Analytical Visualization #4 - Multiple Linear Regression
Selection and Design Considerations
The Multiple Linear Regression model has been selected because of its simplicity and its performance, allowing us to easily understand how each variable affects the resale price. Several model diagnostic checks from the performance package have also been conducted and visualized.
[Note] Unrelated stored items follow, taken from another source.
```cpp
inline LaunchPlan plan_launch(uint64_t n, uint64_t stride, uint64_t tile_begin, uint64_t blocks_max, uint64_t waves_per_block, uint64_t max_chunk)
{
    LaunchPlan p;
    const uint64_t n_tiles = tile_count(n, stride);
    p.tile_begin = tile_begin;
    p.tile_end = tile_begin + kMaxTilesPerLaunch < n_tiles ? tile_begin + kMaxTilesPerLaunch : n_tiles;
    const uint64_t tiles = p.tile_end - p.tile_begin;
    uint64_t chunk = tiles / (blocks_max * waves_per_block * 4);
    chunk = chunk < 1 ? 1 : (chunk > max_chunk ? max_chunk : chunk);
    const uint64_t want_blocks = (tiles + chunk * waves_per_block - 1) / (chunk * waves_per_block);
    p.blocks = (uint32_t)(want_blocks < blocks_max ? want_blocks : blocks_max);
    p.chunk_tiles = (uint32_t)chunk;
    p.n_shards = p.blocks < (uint32_t)kMaxShards ? (p.blocks ? p.blocks : 1u) : (uint32_t)kMaxShards;
    p.tiles_per_shard = (uint32_t)((tiles + p.n_shards - 1) / p.n_shards);
    const uint64_t first_tail = n / stride;
    p.tail_tile_rel = first_tail < tile_begin ? 0u : (first_tail - tile_begin > 0xFFFFFFFEull ? 0xFFFFFFFFu : (uint32_t)(first_tail - tile_begin));
    return p;
}

}
```

needletail_amd/csrc/ntk_tile.hpp:

```cpp
#pragma once
#include <stdint.h>

#if defined(__HIPCC__)
#define NTK_HD __host__ __device__ __forceinline__
#else
#define NTK_HD inline
#endif

namespace ntk {

constexpr int kTileBytes = 1024;
constexpr int kHistBins = 4096;

struct ScanArgs {
    const uint8_t *seq;
    uint64_t n_bytes;
    uint64_t n_tiles;
    uint64_t tile_begin;
    uint64_t tile_end;
    uint32_t *work_counters;
    uint32_t n_shards;
    uint32_t tiles_per_shard;
    uint32_t chunk_tiles;
    uint32_t tail_tile_rel;
    uint32_t k;
    uint32_t sh_r;
    uint32_t mask_hi;
    uint32_t mask_lo;
    uint32_t smear[5];
    uint32_t bin_shift;
    uint32_t *part_hist;
    uint64_t *part_scalars;
    uint64_t *values;
    uint16_t *valid16;
    uint16_t *rc16;
    const uint8_t *qual;
    uint32_t q_add, q_sel;
    uint64_t *zero_acc;
    uint32_t zero_words;
    uint32_t *lower_flag, *lower_flag_next;
    uint32_t min_w, min_halo_lanes;
    uint32_t min_smear[6];
    uint32_t min_overlap;
    uint32_t min_smear_kw[6];
};

inline void scan_args_set_k(ScanArgs &a, uint32_t k)
{
    a.k = k;
    if (k > 16) {
        a.sh_r = 64 - 2 * k;
        a.mask_hi = k == 32 ? 0xFFFFFFFFu : ((1u << (2 * k - 32)) - 1u);
        a.mask_lo = 0xFFFFFFFFu;
    } else {
        a.sh_r = 32 - 2 * k;
        a.mask_hi = 0;
        a.mask_lo = k == 16 ? 0xFFFFFFFFu : ((1u << (2 * k)) - 1u);
    }
    uint32_t len = 1;
    for (int i = 0; i < 5; i++) {
        uint32_t s = len < k ? (len < k - len ? len : k - len) : 0;
        a.smear[i] = s;
        len += s;
    }
    const uint32_t p = k < 6 ? k : 6;
    a.bin_shift = 2 * (k - p);
}

template <int TT>
NTK_HD uint32_t bitop3(uint32_t a, uint32_t b, uint32_t c)
{
#if defined(__HIP_DEVICE_COMPILE__)
    return __builtin_amdgcn_bitop3_b32(a, b, c, TT);
#else
    uint32_t r = 0;
    for (int i = 0; i < 8; i++)
        if ((TT >> i) & 1) r |= ((i & 4) ? a : ~a) & ((i & 2) ? b : ~b) & ((i & 1) ? c : ~c);
    return r;
#endif
}
NTK_HD uint32_t bfi(uint32_t mask, uint32_t a, uint32_t b) { return bitop3<0xCA>(mask, a, b); }
NTK_HD uint32_t and_or(uint32_t a, uint32_t b, uint32_t c) { return bitop3<0xEA>(a, b, c); }
NTK_HD uint32_t or_and(uint32_t a, uint32_t b, uint32_t c) { return bitop3<0xA8>(a, b, c); }

NTK_HD uint32_t perm(uint32_t hi, uint32_t lo, uint32_t sel)
{
#if defined(__HIP_DEVICE_COMPILE__)
    return __builtin_amdgcn_perm(hi, lo, sel);
#else
    const uint64_t src = ((uint64_t)hi << 32) | lo;
    uint32_t r = 0;
    for (int i = 0; i < 4; i++) {
        const uint32_t s = (sel >> (8 * i)) & 0xFF;
        const uint32_t b = s < 8 ? (uint32_t)((src >> (8 * s)) & 0xFF) : (s >= 13 ? 0xFFu : 0u);
        r |= b << (8 * i);
    }
    return r;
#endif
}

NTK_HD uint32_t alignbit(uint32_t hi, uint32_t lo, uint32_t sh)
{
#if defined(__HIP_DEVICE_COMPILE__)
    return __builtin_amdgcn_alignbit(hi, lo, sh);
#else
    return (uint32_t)(((((uint64_t)hi) << 32) | lo) >> (sh & 31));
// ... 967 lines not shown
```

Baseline: 3307 Gbases/s.

## Use ticket-based guided chunk scheduling with per-shard buffer descriptor and cross-chunk prefetch

Work distribution changes from atomically adding chunk_tiles to a counter to pulling one-step tickets. Each ticket maps to a big chunk at first and to chunks a third that size for the last two fifths of a shard, which is meant to balance the tail across waves. The buffer descriptor is now built once per shard instead of once per chunk, and the first tile of the next chunk is prefetched while the current chunk finishes, so chunk boundaries no longer stall the load pipeline. Launches are split so that a shard always fits in one descriptor; this adds planning complexity and more atomic traffic from the smaller chunks.

```diff
diff --git a/needletail_amd/csrc/ntk_api.hip b/needletail_amd/csrc/ntk_api.hip
--- a/needletail_amd/csrc/ntk_api.hip
+++ b/needletail_amd/csrc/ntk_api.hip
@@ -407,14 +407,15 @@
     a.n_tiles = tile_count(n, s.stride);
     a.work_counters = c->d_work.p;
     a.zero_words = NTK_ACC_WORDS;
-    for (uint64_t tb = 0; tb < a.n_tiles; tb += kMaxTilesPerLaunch) {
-        const LaunchPlan lp = plan_launch(n, s.stride, tb, blocks_max, waves_per_block, s.max_chunk);
+    for (uint64_t tb = 0; tb < a.n_tiles;) {
+        const LaunchPlan lp = plan_bounded_launch(n, s.stride, tb, blocks_max, waves_per_block, s.max_chunk);
+        tb = lp.tile_end;
         const int blocks = (int)lp.blocks;
         a.tile_begin = lp.tile_begin; a.tile_end = lp.tile_end;
         a.tail_tile_rel = lp.tail_tile_rel;
         a.n_shards = lp.n_shards;
         a.tiles_per_shard = lp.tiles_per_shard;
-        a.chunk_tiles = lp.chunk_tiles;
+        a.chunk_tiles = lp.chunk_tiles; a.chunk_small = lp.chunk_small; a.n_big = lp.n_big;
         a.zero_acc = zero_first ? c->d_acc : nullptr;
         zero_first = false;
         if (c->work_dirty) HIPCHK(hipMemsetAsync(c->d_work.p, 0, kMaxShards * 64, c->stream));
diff --git a/needletail_amd/csrc/ntk_kernels.hpp b/needletail_amd/csrc/ntk_kernels.hpp
--- a/needletail_amd/csrc/ntk_kernels.hpp
+++ b/needletail_amd/csrc/ntk_kernels.hpp
@@ -4,6 +4,7 @@
 #include <type_traits>
 
 #include "ntk_tile.hpp"
+#include "ntk_plan.hpp"
 
 namespace ntk {
 
@@ -470,6 +471,13 @@
 
 struct NoSink {};
 
+__device__ __forceinline__ uint32_t pull_ticket(uint32_t *ctr)
+{
+    uint32_t zero = 0;
+    asm volatile("" : "+v"(zero));
+    return atomicAdd((uint32_t *)((char *)ctr + zero), 1u);
+}
+
 #ifndef NTK_SV2_MINWAVES
 #define NTK_SV2_MINWAVES 1
 #endif
@@ -500,7 +508,7 @@
     uint32_t *ctr = a.work_counters + shard * 16;
     const uint32_t shard_tiles = shard_begin < shard_end ? shard_end - shard_begin : 0u;
     uint32_t next = 0;
-    if (lane == 0) next = atomicAdd(ctr, a.chunk_tiles);
+    if (lane == 0) next = pull_ticket(ctr);
     if (a.zero_acc && blockIdx.x == 0)
         for (uint32_t i = threadIdx.x; i < a.zero_words; i += blockDim.x) a.zero_acc[i] = 0;
     for (int i = threadIdx.x; i < kCells / 4; i += blockDim.x) reinterpret_cast<u32x4 *>(s_hist)[i] = u32x4{0u, 0u, 0u, 0u};
@@ -513,31 +521,29 @@
     NoSink sink;
     mp.rep = lane & (uint32_t)(DevMasks2<K, HB>::kWordCopies - 1);
 
-    next = __builtin_amdgcn_readfirstlane(next);
-    while (next < shard_tiles) {
-        const uint32_t r0 = shard_begin + next;
-        uint32_t r1 = r0 + a.chunk_tiles;
-        if (r1 > shard_end) r1 = shard_end;
-        if (lane == 0) next = atomicAdd(ctr, a.chunk_tiles);
-        const uint64_t t0 = a.tile_begin + r0;
-        const uint64_t run_byte = t0 * kStride;
-        const uint32_t halo = t0 ? kHaloB : 0u;
-        const uint64_t cbase = (uint64_t)a.seq + run_byte - halo;
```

Finally, ggcoefstats() of ggstatsplot package is used to visualise the parameters of the regression model.
• Visualizing collinearity – plotting highly correlated variables using the check_collinearity() function allow the user to easily identify variables which may suffer from multi-collinearity, for the purposes of calibrating the model.
• The other model diagnostic checks have also been ran as a form of sanity check prior to building the finalized regression model.
• The regression model output is visualised using a dot-and-whisker plot, which allows the user to visually identify how each variable impacts the resale prices, along with other statistical details to complement.
Reproducible Description Data Viz Prep
The code chunk below contains the codes required to reproduce this visualization, along with the corresponding annotations which describes the procedures used.
Model Diagnostic: Multi-Collinearity Check
#<< lm() function used from Base Stats of R
#<< all attributes selected in first model version
model <- lm(resale_price ~ flat_type + floor_area_sqm + lease_commence_date +
remaining_lease + storey_mean + SD_Resale_Px + Mean_Resale_Px + No_of_txn,
data = resale_filtered)
#<< running of collinearity check
check_collinearity(model) %>% plot()
New Model Diagnostic: Complete check
#<<dropped flat_type and lease_commence_date attributes
model1 <- lm(resale_price ~ #<<flat_type +
floor_area_sqm + #<<lease_commence_date +
remaining_lease + storey_mean + SD_Resale_Px + Mean_Resale_Px + No_of_txn,
data = resale_filtered)
#<< running of model diagnostic checks
check_model(model1)
Visualizing Regression Model
ggcoefstats(model1,
output = "plot")
Insights Revealed by Data Viz
Removal of variables with high collinearity
Flat type and lease commencement date were identified to be variables with high collinearity, which may distort the model performance. As such, these were removed in the re-calibrated model.
Significant Attributes Contributing to the model
The remaining attributes are validated to be statistically significant (p-value < 0.05): floor_area_sqm, remaining_lease, storey_mean, SD_Resale_Px, Mean_Resale_Px, No_of_txn. The remaining lease and floor level of HDB unit appears to be top variables in determining the HDB resale prices. For instance, for every 1 year increase in remaining lease of the property, the resale price is expected to increase by ~$3698, while for every 1 level increase in floor level, the resale price is expected to increase by ~$4967.
Low AIC and BIC
The low AIC and BIC values are indicative of a good overall model fit.